Canarias gastó otro año más en discusiones tremendas, en planeamientos sin fin, en la reclamación de ciento y un foros de discusión o debate para dar vueltas sobre lo mismo sin que uno tenga la percepción de que los grandes problemas dejan de serlo en poca o mucha medida: la superpoblación, el deterioro del medio o el establecimiento de alternativas energéticas posibles, entre los principales.

Todos se sintetizan en uno: frenar el desarrollo. Y este es el anatema, al fin. La fuente de la madre de todas las quejas. Frenar el desarrollo no es, como interesadamente se nos hace ver, parar la construcción -que lo es también- y poco más. Echarle una brida a esta sociedad hartada en su mayoría -e insaciable entre estos, como entre aquellos que no se cuentan en esa mayoría- es mucho más que eso: frenar el consumo de bienes y servicios materiales, atenuar la movilidad (esa cosa que a nuestros padres permitió conocer el extranjero sólo tras la jubilación y a nuestros hijos viajar a Euro Disney como nosotros subíamos a Las Lagunetas de excursión con el colegio), apostar por el transporte público (indispensable: comprarse un bono y proponerse probarlo, claro) o convenir en que el ahorro y el consumo responsable son medidas tan o más eficaces que los incrementos salariales o de beneficios.

“Aún tenemos tiempo para alcanzar los objetivos en todo el mundo, pero sólo si logramos romper con la rutina”. Regreso a las palabras de Annan porque de obvias que son dejan en innecesario cualquier otra premisa que parta de la iniciativa individual de las personas.
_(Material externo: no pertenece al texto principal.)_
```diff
@@ -465,7 +476,7 @@
     int nxt = -1;
     const StepArgs sa = next_step_args(p, &nxt);
     const PairEvents ev = pair_events(p, 2);
-    TSC_TRY(launch_pass_chunks(p->ctx->stream, unsigned(l.blocks), ev.e0, ev.e1, g, a, p->state, p->mask, p->bits, int(p->bit_words), view_of_open_pass(p), p->heavy,
+    TSC_TRY(launch_pass_chunks(a.rec != nullptr, p->ctx->stream, unsigned(l.blocks), ev.e0, ev.e1, g, a, p->state, p->mask, p->bits, int(p->bit_words), view_of_open_pass(p), p->heavy,
                                (const double *)p->Gall, (const float *)p->Dall, later_views(p), p->counters, p->bsum, SCAN_TILE, step_ctx(p, range), sa,
                                range ? &p->tickets->local : nullptr, derive_args(p)));
     if (!range) p->last_local = true;
diff --git a/tscode_amd/csrc/prune_host.hpp b/tscode_amd/csrc/prune_host.hpp
--- a/tscode_amd/csrc/prune_host.hpp
+++ b/tscode_amd/csrc/prune_host.hpp
@@ -37,6 +37,7 @@
     float *Dc = nullptr;
     bool mm64 = false;
     _Float16 *Dh = nullptr;
+    _Float16 *Drec = nullptr;
     double *Gall = nullptr;
     struct Tickets {
         PassTickets pass;
@@ -168,7 +169,7 @@
 int launch_rmsd_sieve_sorted_mm(bool f32, hipStream_t st, dim3 grid, hipEvent_t e0, hipEvent_t e1, const double *heavy, const int32_t *act, const double *Gall,
                                 const int32_t *cend, int32_t *best, PassCounters *counters, const PruneState *state, const SieveArgs &a, const CullArgs &ca,
                                 const CullMmArgs &cm, int n_groups, int n_seg);
-int launch_pass_chunks(hipStream_t st, unsigned blocks, hipEvent_t e0, hipEvent_t e1, const PassGeom &g, const LocalPassArgs &a, PruneState *state, uint8_t *mask,
+int launch_pass_chunks(bool mm, hipStream_t st, unsigned blocks, hipEvent_t e0, hipEvent_t e1, const PassGeom &g, const LocalPassArgs &a, PruneState *state, uint8_t *mask,
                        unsigned long long *bits, int bit_words, const unsigned long long *view, const double *heavy, const double *Gall, const float *Dall,
                        const CacheViews &cv, PassCounters *counters, int32_t *bsum, int block_items, const StepCtx &sc, const StepArgs &sa, LocalTickets *tickets,
                        const DeriveArgs &dv);
diff --git a/tscode_amd/csrc/rmsd.hpp b/tscode_amd/csrc/rmsd.hpp
--- a/tscode_amd/csrc/rmsd.hpp
+++ b/tscode_amd/csrc/rmsd.hpp
@@ -357,6 +357,9 @@
     int first_slot;
     long long first_k;
     int first_algo;
+    const float *Dall;
+    const unsigned *rec_dmax_bits;
+    _Float16 *mm_rec;
 };
 inline __global__ __launch_bounds__(256) void k_init_run(InitArgs a) {
     const int64_t n = a.n;
@@ -365,6 +368,18 @@
     for (int64_t e = tid; e < n / 8; e += stride) m8[e] = 0x0101010101010101ull;
     for (int64_t e = (n / 8) * 8 + tid; e < n; e += stride) a.mask[e] = 1;
     for (int64_t e = tid; e < n; e += stride) a.act[e] = int32_t(e);
+    if (a.mm_rec) {
+        const float sigma = mm_scale(*a.rec_dmax_bits);
+        for (int64_t e = tid; e < n; e += stride) {
+            float d[2 * MM_KD];
+#pragma unroll
+            for (int q = 0; q < MM_KD / 2; ++q) {
+                const float4 v = *reinterpret_cast<const float4 *>(a.Dall + e * (2 * MM_KD) + 4 * q);
+                d[4 * q] = v.x, d[4 * q + 1] = v.y, d[4 * q + 2] = v.z, d[4 * q + 3] = v.w;
+            }
+            mm_write_record(d, sigma, a.mm_rec + e * MM_REC_HALVES);
+        }
+    }
     for (int64_t e = tid; e < a.bit_words; e += stride) {
         const int64_t lo = e * 64;
         const unsigned long long w = lo + 64 <= n ? ~0ull : (lo >= n ? 0ull : ((1ull << (n - lo)) - 1ull));
```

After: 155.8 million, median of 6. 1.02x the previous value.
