# ImChouOWO/A-lightweight-Unsupervised-Feature-Extractor-

Hardware: NVIDIA B200
Metric: tracked frames/sec at N=64 boxes; ROIAlign achieved HBM GB/s vs B200 peak (higher is better)
Workload: dtype f32

## Files before the change

### a-lightweight-unsupervised-feature-extractor-_b200/csrc/tracker.cu

```cuda
#include <stdlib.h>
#include <string.h>

#include <new>

#include <cuda_fp16.h>

#include "assoc_cost.cuh"
#include "kalman.cuh"
#include "lsap.cuh"

namespace b200 {
namespace trk {

struct Span {
    int k;
    __device__ explicit Span(int kk) : k(kk) { B200_SPAN_BEGIN(k); }
    __device__ ~Span() { B200_SPAN_END(k); }
};

#ifdef B200_TRK_TIMING
__device__ long long g_timing[32];
#define TRK_STAMP(k) do { __syncthreads(); if (threadIdx.x == 0 && blockIdx.x == 0) g_timing[k] = clock64(); } while (0)
#define TRK_GSTAMP(k) do { __syncthreads(); if (threadIdx.x == 0 && blockIdx.x == 0 && blockIdx.y == 0) g_timing[16 + (k)] = (long long)::b200::gtime(); } while (0)
#else
// ... 68 lines not shown
    }
    return base;
}

__device__ __forceinline__ void load_kf(const Dev& d, size_t slot, double* x, double* P) {
    const double2* px = reinterpret_cast<const double2*>(d.kf_x + slot * 8);
    const double2* pP = reinterpret_cast<const double2*>(d.kf_P + slot * 64);
#pragma unroll
    for (int k = 0; k < 4; ++k) { const double2 v = px[k]; x[2 * k] = v.x; x[2 * k + 1] = v.y; }
#pragma unroll
    for (int k = 0; k < 32; ++k) { const double2 v = pP[k]; P[2 * k] = v.x; P[2 * k + 1] = v.y; }
}
__device__ __forceinline__ void store_kf(const Dev& d, size_t slot, const double* x, const double* P) {
    double2* px = reinterpret_cast<double2*>(d.kf_x + slot * 8);
    double2* pP = reinterpret_cast<double2*>(d.kf_P + slot * 64);
#pragma unroll
    for (int k = 0; k < 4; ++k) px[k] = make_double2(x[2 * k], x[2 * k + 1]);
#pragma unroll
    for (int k = 0; k < 32; ++k) pP[k] = make_double2(P[2 * k], P[2 * k + 1]);
}

__device__ inline void purge(const Dev& d, int s, int nl, int* scratch) {
    int* order = d.order + (size_t)s * d.MT;
    int* tmp = d.tmp + (size_t)s * d.MT;
    int* fl = d.free_list + (size_t)s * d.MT;
    int* hdr = d.hdr + s * kHdr;
    const size_t sb = (size_t)s * d.MT;
    for (int i = threadIdx.x; i < nl; i += blockDim.x) tmp[i] = order[i];
    __syncthreads();
    const int nfree = hdr[H_NFREE];
    const int keep = block_compact(nl, [&](int i) { return d.miss[sb + tmp[i]] <= d.max_age; },
                                   [&](int pos, int i) { order[pos] = tmp[i]; }, scratch);
    const int dead = block_compact(nl, [&](int i) { return d.miss[sb + tmp[i]] > d.max_age; },
                                   [&](int pos, int i) { fl[nfree + pos] = tmp[i]; }, scratch);
    if (threadIdx.x == 0) { hdr[H_NLIVE] = keep; hdr[H_NFREE] = nfree + dead; }
    __syncthreads();
}

__device__ inline void enqueue_cost_work(int2* work, int* counter, int s, int M, int N, int* scratch) {
    const int tiles = (N + cost::kTileN - 1) / cost::kTileN, total = M * tiles;
    if (total <= 0) return;
    __syncthreads();
    if (threadIdx.x == 0) scratch[0] = atomicAdd(counter, total);
    __syncthreads();
    const int base = scratch[0];
    for (int i = threadIdx.x; i < total; i += blockDim.x) work[base + i] = make_int2(s, (i / tiles) * 64 + i % tiles);
}

__device__ inline void prep_detections(const Dev& d, int s, int n, int part = 0, int nparts = 1) {
    const size_t db = (size_t)s * d.MD;
    const int tid = threadIdx.x;
    const int nw = blockDim.x >> 5, nt = blockDim.x;
    for (int j = part * nw + (tid >> 5); j < n; j += nparts * nw) {
        const float4 v = reinterpret_cast<const float4*>(d.embs + (db + j) * cost::kD)[tid & 31];
        reinterpret_cast<float4*>(d.det_unit + (db + j) * cost::kD)[tid & 31] = cost::unit_row(v);
    }
    for (int j = part * nt + tid; j < n; j += nparts * nt) {
        double b[4];
        float z[4];
#pragma unroll
        for (int k = 0; k < 4; ++k) { b[k] = d.boxes[(db + j) * 4 + k]; d.det_boxf[(db + j) * 4 + k] = (float)b[k]; }
        kf::box_to_z(b, z);
#pragma unroll
        for (int k = 0; k < 4; ++k) d.det_z[(db + j) * 4 + k] = z[k];
        d.det_conff[db + j] = (float)d.confs[db + j];
        d.det_used[db + j] = 0;
    }
}
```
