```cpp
void ensure_ready()
{
    if (B.ready)
        return;
    int ndev = 0;
    hipError_t e = hipGetDeviceCount(&ndev);
    if (e != hipSuccess || ndev <= 0)
    {
        fprintf(stderr, "[PanguLU-AMD ERROR] no HIP device available (%s); the GPU_HIP platform has no CPU fallback\n",
                e == hipSuccess ? "device count is 0" : hipGetErrorString(e));
        exit(EXIT_FAILURE);
    }
    HIP_CHECK(hipSetDevice(B.device));
    {
        long reserved = 0;
        if (const char *e = getenv("PANGULU_HIP_RESERVED_CUS"))
            reserved = atol(e);
        hipDeviceProp_t prop;
        HIP_CHECK(hipGetDeviceProperties(&prop, B.device));
        const int ncu = prop.multiProcessorCount;
        if (reserved > 0 && reserved < ncu / 2 && ncu % 32 == 0)
        {
            std::vector<uint32_t> mask((size_t)ncu / 32, 0xFFFFFFFFu);
            for (int i = ncu - (int)reserved; i < ncu; i++)
                mask[(size_t)i / 32] &= ~(1u << (i % 32));
            HIP_CHECK(hipExtStreamCreateWithCUMask(&B.stream, (uint32_t)mask.size(), mask.data()));
            HIP_CHECK(hipExtStreamCreateWithCUMask(&B.stream2, (uint32_t)mask.size(), mask.data()));
            B.bulk_streams_masked = true;
        }
        else
        {
            HIP_CHECK(hipStreamCreateWithFlags(&B.stream, hipStreamNonBlocking));
            HIP_CHECK(hipStreamCreateWithFlags(&B.stream2, hipStreamNonBlocking));
        }
    }
    HIP_CHECK(hipStreamCreateWithFlags(&B.stream_front, hipStreamNonBlocking));
    HIP_CHECK(hipEventCreateWithFlags(&B.ev_front_fork, hipEventDisableTiming));
    HIP_CHECK(hipEventCreateWithFlags(&B.ev_front_join, hipEventDisableTiming));
    if (const char *e = getenv("PANGULU_HIP_FRONT_FORK"))
        B.opt_front_fork = atol(e);
    HIP_CHECK(hipEventCreateWithFlags(&B.ev_fork, hipEventDisableTiming));
    HIP_CHECK(hipEventCreateWithFlags(&B.ev_join, hipEventDisableTiming));
    HIP_CHECK(hipStreamCreateWithFlags(&B.stream3, hipStreamNonBlocking));
    HIP_CHECK(hipEventCreateWithFlags(&B.ev_fork3, hipEventDisableTiming));
    HIP_CHECK(hipEventCreateWithFlags(&B.ev_join3, hipEventDisableTiming));
    HIP_CHECK(hipStreamCreateWithFlags(&B.stream_rec, hipStreamNonBlocking));
    HIP_CHECK(hipEventCreateWithFlags(&B.ev_rec_fork, hipEventDisableTiming));
    HIP_CHECK(hipEventCreateWithFlags(&B.ev_rec, hipEventDisableTiming));
    if (const char *e = getenv("PANGULU_HIP_RECORDS_STREAM"))
        B.opt_records_stream = atol(e);
    HIP_CHECK(hipStreamCreateWithFlags(&B.stream_early, hipStreamNonBlocking));
    HIP_CHECK(hipStreamCreateWithFlags(&B.stream_bg, hipStreamNonBlocking));
    HIP_CHECK(hipEventCreateWithFlags(&B.ev_bg_fork, hipEventDisableTiming));
    HIP_CHECK(hipEventCreateWithFlags(&B.ev_bg_done, hipEventDisableTiming));
    if (const char *e = getenv("PANGULU_HIP_BACKGROUND_UPDATES"))
        B.opt_background_updates = atol(e);
    if (const char *e = getenv("PANGULU_HIP_FRONT_STAGES"))
        B.opt_front_stages = atol(e);
    if (const char *e = getenv("PANGULU_HIP_FRONT_UNIT"))
        B.opt_front_unit = atol(e);
    if (const char *e = getenv("PANGULU_HIP_FRONT_MIN_WGS"))
        B.opt_front_min_wgs = atol(e);
    if (const char *e = getenv("PANGULU_HIP_KSPLIT"))
        B.opt_ksplit = atol(e);
    if (const char *e = getenv("PANGULU_HIP_TILES_STAGES"))
        B.opt_tiles_stages = atol(e);
    if (const char *e = getenv("PANGULU_HIP_GROUP_CHUNK"))
        B.opt_group_chunk = atol(e);
    if (const char *e = getenv("PANGULU_HIP_TILES_UNIT"))
        B.opt_tiles_unit = atol(e);
    if (const char *e = getenv("PANGULU_HIP_DENSE_PERMILLE"))
        B.opt_dense_permille = atol(e);
    if (const char *e = getenv("PANGULU_HIP_TRSM_DENSE_PERMILLE"))
        B.opt_trsm_dense_permille = atol(e);
    if (const char *e = getenv("PANGULU_HIP_SMALL_LAUNCH_TASKS"))
        B.opt_small_launch_tasks = atol(e);
    B.ring.seg_bytes = (size_t)8 << 20;
    HIP_CHECK(hipHostMalloc((void **)&B.ring.h, B.ring.seg_bytes * Ring::NSEG, hipHostMallocNonCoherent | hipHostMallocMapped));
    HIP_CHECK(hipHostGetDevicePointer((void **)&B.ring.d, B.ring.h, 0));
    for (int i = 0; i < Ring::NSEG; i++)
    {
        HIP_CHECK(hipEventCreateWithFlags(&B.ring.ev[i], hipEventDisableTiming));
        B.ring.used[i] = false;
    }
    HIP_CHECK(hipMalloc((void **)&B.d_flops, sizeof(unsigned long long) * PG_FLOP_WORDS));
    HIP_CHECK(hipMemset(B.d_flops, 0, sizeof(unsigned long long) * PG_FLOP_WORDS));
    memset(&B.stats, 0, sizeof(B.stats));
    B.ready = true;
}

struct Segment
{
    char *h, *d;
    size_t cap, used;
    int index;
    int rec_idx = -1;
    size_t rec_off = 0;
    template <typename T>
    T *alloc(size_t count, T **dev)
    {
        size_t off = (used + 15) & ~(size_t)15;
        if (off + sizeof(T) * count > cap)
            return nullptr;
        used = off + sizeof(T) * count;
        *dev = reinterpret_cast<T *>(d + off);
        return reinterpret_cast<T *>(h + off);
    }
};

double g_host_seconds[6] = {0, 0, 0, 0, 0, 0};
struct HostTimer
{
    int k;
    std::chrono::steady_clock::time_point t0;
    explicit HostTimer(int k_) : k(k_), t0(std::chrono::steady_clock::now()) {}
    ~HostTimer() { g_host_seconds[k] += std::chrono::duration<double>(std::chrono::steady_clock::now() - t0).count(); }
};

void release_pending_segments(hipStream_t on = nullptr)
{
    Ring &r = B.ring;
    for (int i : r.pending)
    {
        HIP_CHECK(hipEventRecord(r.ev[i], on ? on : B.stream));
        r.used[i] = true;
    }
    r.pending.clear();
}

void join_records(hipStream_t s)
{
    if (!B.rec_dirty.load(std::memory_order_acquire))
        return;
    pg_stream_wait(s, B.ev_rec);
    if (s == B.stream)
        B.rec_dirty.store(false, std::memory_order_release);
}

void join_background(hipStream_t s)
{
    if (!B.bg_active)
        return;
    pg_stream_wait(s, B.ev_bg_done);
    if (s == B.stream)
    {
        B.bg_active = false;
        B.bg_tiles.clear();
    }
}

Segment acquire_segment(size_t want = 0)
{
    Ring &r = B.ring;
    if (REC.mode != 0)
    {
        const size_t min_room = want ? std::min(r.seg_bytes, (want + 4096 + 65535) & ~(size_t)65535) : ((size_t)2 << 20);
        for (size_t k = REC.tails.size(); k-- > 0;)
        {
            const Recorder::Tail t = REC.tails[k];
            const Recorder::Seg &sg = REC.segs[(size_t)t.seg];
            if (sg.cap - t.used < min_room)
                continue;
            REC.tails.erase(REC.tails.begin() + (long)k);
            Segment s;
            s.h = sg.h + t.used;
            s.d = sg.d + t.used;
            s.cap = sg.cap - t.used;
            s.used = 0;
            s.index = -2;
            s.rec_idx = t.seg;
            s.rec_off = t.used;
            return s;
        }
        const size_t bytes = std::min(r.seg_bytes, std::max(min_room, (size_t)4 << 20));
        char *h = nullptr, *d = nullptr, *twin = nullptr;
        HIP_CHECK(hipHostMalloc((void **)&h, bytes, hipHostMallocNonCoherent | hipHostMallocMapped));
        HIP_CHECK(hipHostGetDevicePointer((void **)&d, h, 0));
        HIP_CHECK(hipMalloc((void **)&twin, bytes));
        REC.segs.push_back(Recorder::Seg{h, d, twin, bytes});
        REC.descriptor_bytes += bytes;
        Segment s;
        s.h = h;
        s.d = d;
        s.cap = bytes;
        s.used = 0;
        s.index = -2;
        s.rec_idx = (int)REC.segs.size() - 1;
        s.rec_off = 0;
        return s;
    }
    int i = r.cur;
    r.cur = (r.cur + 1) % Ring::NSEG;
    if (r.used[i])
// ... 201 lines not shown
```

Por aquí, como por allá arriba donde también se llaman mundo desarrollado, romper con las rutinas -de manera personal e indelegable- es la única vía para alcanzar nuestros particulares Objetivos del Milenio (bien estarían que se formularan en versión regional) para contribuir de paso a los pactados para la Aldea Global.

La otra posibilidad, y por desgracia apuntamos hacia ella, es dotarnos de mil y una barreras y prohibiciones que acaben con nuestro empecinamiento en no renunciar absolutamente a nada mientras la cuenta corriente y el cuerpo aguanten. Y abundaríamos en la queja, ahora con riesgo, cierto, de sublevación.